Enriching the raw data with the resolved Entity ID
We can also extend the above Notebook to produce a single table with the raw contoso
information enriched with the Entity ID:
#join on the raw data
contosoWithRawData=individualsContosoWithIDs.join(contosoRecords, changedEntities["documentId"]==contosoRecords["customerID"], "INNER")
display(contosoWithRawData.drop("entityType","documentType","documentId"))
This produces the following results:
We can also combine this with the aggregated resolved Entity information, that is, the data shown in the above Power BI dashboard:
#join on the entity data
resolvedIndividuals = spark.sql(f"SELECT * FROM {lakehouse}.quantexa_{projectName}_{contosoOnlyIterationName}_individual_entities")
#join entity data to the raw data:
entityDetailsWithRaw=resolvedIndividuals.join(contosoWithRawData, "entityId")
display(entityDetailsWithRaw)
We now have a table that we can use to understand where we might have some potential data issues.

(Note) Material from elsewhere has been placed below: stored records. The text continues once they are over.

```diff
@@ -1624,19 +1630,19 @@
         }
         put(d, nullptr, nullptr, 0, sp, &Ps[buf][0][px][cc * 4], &Ps[buf][1][px][cc * 4]);
       } else {
-        put(in ? rp[r] : make_float4(0, 0, 0, 0), pa.scale && in ? Ks + cc * 4 : nullptr, Ks + BI + cc * 4, pa.relu,
+        put(in ? S.rp[r] : make_float4(0, 0, 0, 0), pa.scale && in ? Ks + cc * 4 : nullptr, Ks + BI + cc * 4, pa.relu,
             sp, &Ps[buf][0][px][cc * 4], &Ps[buf][1][px][cc * 4]);
       }
     }
   };
-  auto store_x = [&](const Geo& g, int buf) __attribute__((always_inline)) {
+  auto store_x = [&](const XStage& S, const Geo& g, int buf, int r0 = 0, int r1 = X_ROUNDS) __attribute__((always_inline)) {
 #pragma unroll
     for (int r = 0; r < X_ROUNDS; ++r) {
       const int idx = r * 512 + tid;
-      if (idx < XHP * 16) {
+      if (r >= r0 && r < r1 && idx < XHP * 16) {
         const int hp = idx >> 4, cc = idx & 15;
         const bool in = x_in(g, r);
-        put(in ? rx[r] : make_float4(0, 0, 0, 0), xa.scale && in ? Ks + KX + cc * 4 : nullptr,
+        put(in ? S.rx[r] : make_float4(0, 0, 0, 0), xa.scale && in ? Ks + KX + cc * 4 : nullptr,
             Ks + KX + 64 + cc * 4, xa.relu, sx, &Xs[buf][0][hp][cc * 4], &Xs[buf][1][hp][cc * 4]);
       }
     }
@@ -1646,13 +1652,34 @@
 #pragma unroll
   for (int t = 0; t < NTAP; ++t) acc[t] = f32x16{};
 
+#ifndef SELUNET_WGRAD64_PIPE
+#define SELUNET_WGRAD64_PIPE 1
+#endif
+#ifndef SELUNET_WGRAD64_STAGE
+#define SELUNET_WGRAD64_STAGE 1
+#endif
+  constexpr bool PIPE_X = SELUNET_WGRAD64_PIPE && BI == 64 && !TQ;
+  constexpr bool PIPE_P = PIPE_X && !POOL;
+#ifdef SELUNET_ABL_WGRAD_HOT
+  constexpr bool ABL_HOT = true;
+#else
+  constexpr bool ABL_HOT = false;
+#endif
+  PStage pA, pB;
+  XStage xA, xB;
   if (pt_first < pt_stop) {
     const Geo g0 = tile_geo(pt_first);
-    load_p(g0, 0, P_ROUNDS);
-    load_x(g0);
+    load_p(pA, g0, 0, P_ROUNDS);
+    load_x(xA, g0);
+    if constexpr (PIPE_X) {
+      const Geo gb = tile_geo(!ABL_HOT && pt_second < pt_stop ? pt_second : pt_first);
+      if constexpr (PIPE_P) load_p(pB, gb, 0, P_ROUNDS);
+      load_x(xB, gb);
+      __builtin_amdgcn_sched_barrier(0);
+    }
     __syncthreads();
-    store_p(g0, 0, 0, P_ROUNDS);
-    store_x(g0, 0);
+    store_p(pA, g0, 0, 0, P_ROUNDS);
+    store_x(xA, g0, 0);
     __syncthreads();
   }
   typedef __attribute__((address_space(3))) s16x4 lds_s16x4;
@@ -1661,8 +1688,46 @@
     s16x4 hi = __builtin_amdgcn_ds_read_tr16_b64_v4i16((lds_s16x4*)p1);
     return __builtin_bit_cast(f16x8, __builtin_shufflevector(lo, hi, 0, 1, 2, 3, 4, 5, 6, 7));
   };
+  auto mma_step = [&](auto ntc, int ks, int buf) __attribute__((always_inline)) {
+    constexpr int NTP = decltype(ntc)::value;
+    const int prow = ks * 16 + 8 * half + q4;
+    const int pcol = wi * 32 + 16 * grp_hi + 4 * p4;
+    const f16x8 ah = tr8(&Ps[buf][0][prow][pcol], &Ps[buf][0][prow + 4][pcol]);
+    const f16x8 al = tr8(&Ps[buf][1][prow][pcol], &Ps[buf][1][prow + 4][pcol]);
+    const int xcol = wj * 32 + 16 * grp_hi + 4 * p4;
+    constexpr int PF = BI == 128 ? 1 : 2;
+    struct Frag {
+      f16x8 h, l;
+    };
+    auto read_tap = [&](int t) __attribute__((always_inline)) {
+      constexpr int TAP0 = TG == 2 && NTP == 4 ? 5 : 0;
+      const int tap = min(TAP0 + t, 8);
+      const int dy = tap / 3, dx = tap - (tap / 3) * 3;
+      const int xrow = (2 * ks + half + dy) * XHW + dx + q4;
+      Frag f;
+      f.h = tr8(&Xs[buf][0][xrow][xcol], &Xs[buf][0][xrow + 4][xcol]);
+      f.l = tr8(&Xs[buf][1][xrow][xcol], &Xs[buf][1][xrow + 4][xcol]);
+      return f;
+    };
+    Frag bfr[NTAP];
+#pragma unroll
+    for (int t = 0; t < PF && t < NTAP; ++t) bfr[t] = read_tap(t);
+    __builtin_amdgcn_sched_group_barrier(0x100, 4 + 4 * PF, 0);
+#pragma unroll
+    for (int t = 0; t < NTAP; ++t) {
+      if (t < NTP) {
+        acc[t] = __builtin_amdgcn_mfma_f32_32x32x16_f16(ah, bfr[t].l, acc[t], 0, 0, 0);
+        acc[t] = __builtin_amdgcn_mfma_f32_32x32x16_f16(al, bfr[t].h, acc[t], 0, 0, 0);
+        acc[t] = __builtin_amdgcn_mfma_f32_32x32x16_f16(ah, bfr[t].h, acc[t], 0, 0, 0);
+      }
+      __builtin_amdgcn_sched_group_barrier(0x008, 3, 0);
+      if (t + PF < NTAP) {
+        bfr[t + PF] = read_tap(t + PF);
+        __builtin_amdgcn_sched_group_barrier(0x100, 4, 0);
+      }
+    }
+  };
   auto tile_loop = [&](auto ntc) __attribute__((always_inline)) {
-    constexpr int NTP = decltype(ntc)::value;
     int buf = 0;
     int pt_tq = pt_second;
     for (int pt = pt_first; pt < pt_stop;) {
@@ -1672,77 +1737,107 @@
       constexpr bool QSPLIT = BNA && BI == 128;
       constexpr int PH = QSPLIT ? P_ROUNDS / 2 : P_ROUNDS;
       const Geo gn = tile_geo(more ? ptn : pt);
-      load_p(gn, 0, PH);
+      const Geo gl = ABL_HOT ? tile_geo(pt_first) : gn;
+      load_p(pA, gl, 0, PH);
       __builtin_amdgcn_sched_barrier(0);
 #pragma unroll
       for (int ks = 0; ks < XPIX / 16; ++ks) {
         if (QSPLIT && ks == 1) {
-          if (more) store_p(gn, buf ^ 1, 0, PH);
-          load_p(gn, PH, P_ROUNDS);
+          if (more) store_p(pA, gn, buf ^ 1, 0, PH);
+          load_p(pA, gl, PH, P_ROUNDS);
           __builtin_amdgcn_sched_barrier(0);
         }
         if (BI == 64 && ks == 1) {
-          load_x(gn);
+          load_x(xA, gl);
           __builtin_amdgcn_sched_barrier(0);
         }
         if (ks == (QSPLIT || BI == 64 ? 3 : 2)) {
-          if (more) store_p(gn, buf ^ 1, QSPLIT ? PH : 0, P_ROUNDS);
-          if (BI != 64) load_x(gn);
+          if (more) store_p(pA, gn, buf ^ 1, QSPLIT ? PH : 0, P_ROUNDS);
+          if (BI != 64) load_x(xA, gl);
           __builtin_amdgcn_sched_barrier(0);
         }
         if constexpr (TQ) {
           if (ks == 0 && tid == 0) claimed = atomicAdd(tq + grp, 1u);
         }
-        const int prow = ks * 16 + 8 * half + q4;
-        const int pcol = wi * 32 + 16 * grp_hi + 4 * p4;
-        const f16x8 ah = tr8(&Ps[buf][0][prow][pcol], &Ps[buf][0][prow + 4][pcol]);
-        const f16x8 al = tr8(&Ps[buf][1][prow][pcol], &Ps[buf][1][prow + 4][pcol]);
-        const int xcol = wj * 32 + 16 * grp_hi + 4 * p4;
-        constexpr int PF = BI == 128 ? 1 : 2;
-        struct Frag {
-          f16x8 h, l;
-        };
-        auto read_tap = [&](int t) __attribute__((always_inline)) {
-          constexpr int TAP0 = TG == 2 && NTP == 4 ? 5 : 0;
-          const int tap = min(TAP0 + t, 8);
-          const int dy = tap / 3, dx = tap - (tap / 3) * 3;
-          const int xrow = (2 * ks + half + dy) * XHW + dx + q4;
-          Frag f;
-          f.h = tr8(&Xs[buf][0][xrow][xcol], &Xs[buf][0][xrow + 4][xcol]);
-          f.l = tr8(&Xs[buf][1][xrow][xcol], &Xs[buf][1][xrow + 4][xcol]);
-          return f;
-        };
-        Frag bfr[NTAP];
-#pragma unroll
-        for (int t = 0; t < PF && t < NTAP; ++t) bfr[t] = read_tap(t);
-        __builtin_amdgcn_sched_group_barrier(0x100, 4 + 4 * PF, 0);
-#pragma unroll
-        for (int t = 0; t < NTAP; ++t) {
-          if (t < NTP) {
-            acc[t] = __builtin_amdgcn_mfma_f32_32x32x16_f16(ah, bfr[t].l, acc[t], 0, 0, 0);
-            acc[t] = __builtin_amdgcn_mfma_f32_32x32x16_f16(al, bfr[t].h, acc[t], 0, 0, 0);
-            acc[t] = __builtin_amdgcn_mfma_f32_32x32x16_f16(ah, bfr[t].h, acc[t], 0, 0, 0);
-          }
-          __builtin_amdgcn_sched_group_barrier(0x008, 3, 0);
-          if (t + PF < NTAP) {
-            bfr[t + PF] = read_tap(t + PF);
-            __builtin_amdgcn_sched_group_barrier(0x100, 4, 0);
-          }
-        }
+        mma_step(ntc, ks, buf);
       }
       if constexpr (TQ) {
         if (tid == 0) tq_slot[buf] = (int)min(claimed, (unsigned)pt_stop);
       }
-      if (more) store_x(gn, buf ^ 1);
+      if (more) store_x(xA, gn, buf ^ 1);
       __syncthreads();
       if constexpr (TQ) pt_tq = tq_slot[buf];
       pt = ptn;
       buf ^= 1;
     }
   };
-  if (TG == 1) tile_loop(std::integral_constant<int, 9>{});
-  else if (tg == 0) tile_loop(std::integral_constant<int, 5>{});
-  else tile_loop(std::integral_constant<int, 4>{});
+  auto tile_loop2 = [&](auto ntc) __attribute__((always_inline)) {
+    Geo g1 = tile_geo(pt_second < pt_stop ? pt_second : pt_first);
+    constexpr int SCH[2][2][6] = {{{3, 3, 4, 4, 4, 4}, {3, 3, 4, 4, 4, 4}},
+                                  {{0, 1, 2, 2, 3, 3}, {1, 1, 3, 3, 3, 3}}};
+    constexpr int TGI = decltype(ntc)::value == 5 ? 0 : 1;
+    auto p_at = [](int r, int ks) constexpr { return (PIPE_P ? SCH[SELUNET_WGRAD64_STAGE][TGI][r] : 3) == ks; };
+    auto x_at = [](int r, int ks) constexpr { return SCH[SELUNET_WGRAD64_STAGE][TGI][2 + r] == ks; };
+    auto tile = [&](int pt, auto bufc, auto morec, PStage& pn, XStage& xn, PStage& pf, XStage& xf)
+        __attribute__((always_inline)) {
+      constexpr int buf = decltype(bufc)::value;
+      const bool more = decltype(morec)::value || pt + 1 < pt_stop;
+      const Geo g2 = tile_geo(pt + 2 < pt_stop ? pt + 2 : pt);
+      const Geo gl = ABL_HOT ? tile_geo(pt_first) : g2;
+      if constexpr (PIPE_P) load_p(pf, gl, 0, P_ROUNDS);
+      else load_p(pn, ABL_HOT ? gl : g1, 0, P_ROUNDS);
+      __builtin_amdgcn_sched_barrier(0);
+      auto stage = [&](int ks) __attribute__((always_inline)) {
+        bool any = false;
+#pragma unroll
+        for (int r = 0; r < X_ROUNDS; ++r) any |= x_at(r, ks) || (r < P_ROUNDS && p_at(r, ks));
+        if (!any) return;
+        if (more) {
+          if constexpr (POOL) {
+            if (p_at(0, ks)) store_p(pn, g1, buf ^ 1, 0, P_ROUNDS);
+          } else {
+#pragma unroll
+            for (int r = 0; r < P_ROUNDS; ++r)
+              if (p_at(r, ks)) store_p(pn, g1, buf ^ 1, r, r + 1);
+          }
+#pragma unroll
+          for (int r = 0; r < X_ROUNDS; ++r)
+            if (x_at(r, ks)) store_x(xn, g1, buf ^ 1, r, r + 1);
+        }
+        __builtin_amdgcn_sched_barrier(0);
+      };
+#pragma unroll
+      for (int ks = 0; ks < XPIX / 16; ++ks) {
+        if (ks == 1) {
+          load_x(xf, gl);
+          __builtin_amdgcn_sched_barrier(0);
+        }
+        stage(ks);
+        mma_step(ntc, ks, buf);
+      }
+      stage(XPIX / 16);
+      __syncthreads();
+      g1 = g2;
+    };
+    int pt = pt_first;
+    for (; pt + 1 < pt_stop; pt += 2) {
+      tile(pt, std::integral_constant<int, 0>{}, std::true_type{}, PIPE_P ? pB : pA, xB, pA, xA);
+      tile(pt + 1, std::integral_constant<int, 1>{}, std::false_type{}, pA, xA, PIPE_P ? pB : pA, xB);
+    }
+    if (pt < pt_stop) {
+#pragma unroll
+      for (int ks = 0; ks < XPIX / 16; ++ks) mma_step(ntc, ks, 0);
+      __syncthreads();
+    }
+  };
+  if constexpr (PIPE_X) {
+    if (tg == 0) tile_loop2(std::integral_constant<int, 5>{});
+    else tile_loop2(std::integral_constant<int, 4>{});
+  } else {
+    if (TG == 1) tile_loop(std::integral_constant<int, 9>{});
+    else if (tg == 0) tile_loop(std::integral_constant<int, 5>{});
+    else tile_loop(std::integral_constant<int, 4>{});
+  }
 
   if constexpr (BNA) {
     if (bn.dy_amax) block_amax(bn.dy_amax, dam, Ks);
```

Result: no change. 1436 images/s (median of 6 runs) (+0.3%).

For example, finding Entities that have multiple National IDs or dates of birth. For example, if we filter by DateOfBirthCount=2
, we can see some Entities where there is some variance in the dates of birth within the Entities. In this case, it highlights some data entry issues which need to be resolved in the upstream data.
This concludes the ER in Action tutorial.
💡 So, what did we learn?
We have seen how we can change the configuration of the Entity Resolution and we have analyzed it in a number of tools within Fabric, including Power BI, OneLake, and Spark Notebooks. All of this data is persisted in OneLake, enabling you to perform advanced Entity-level analytics.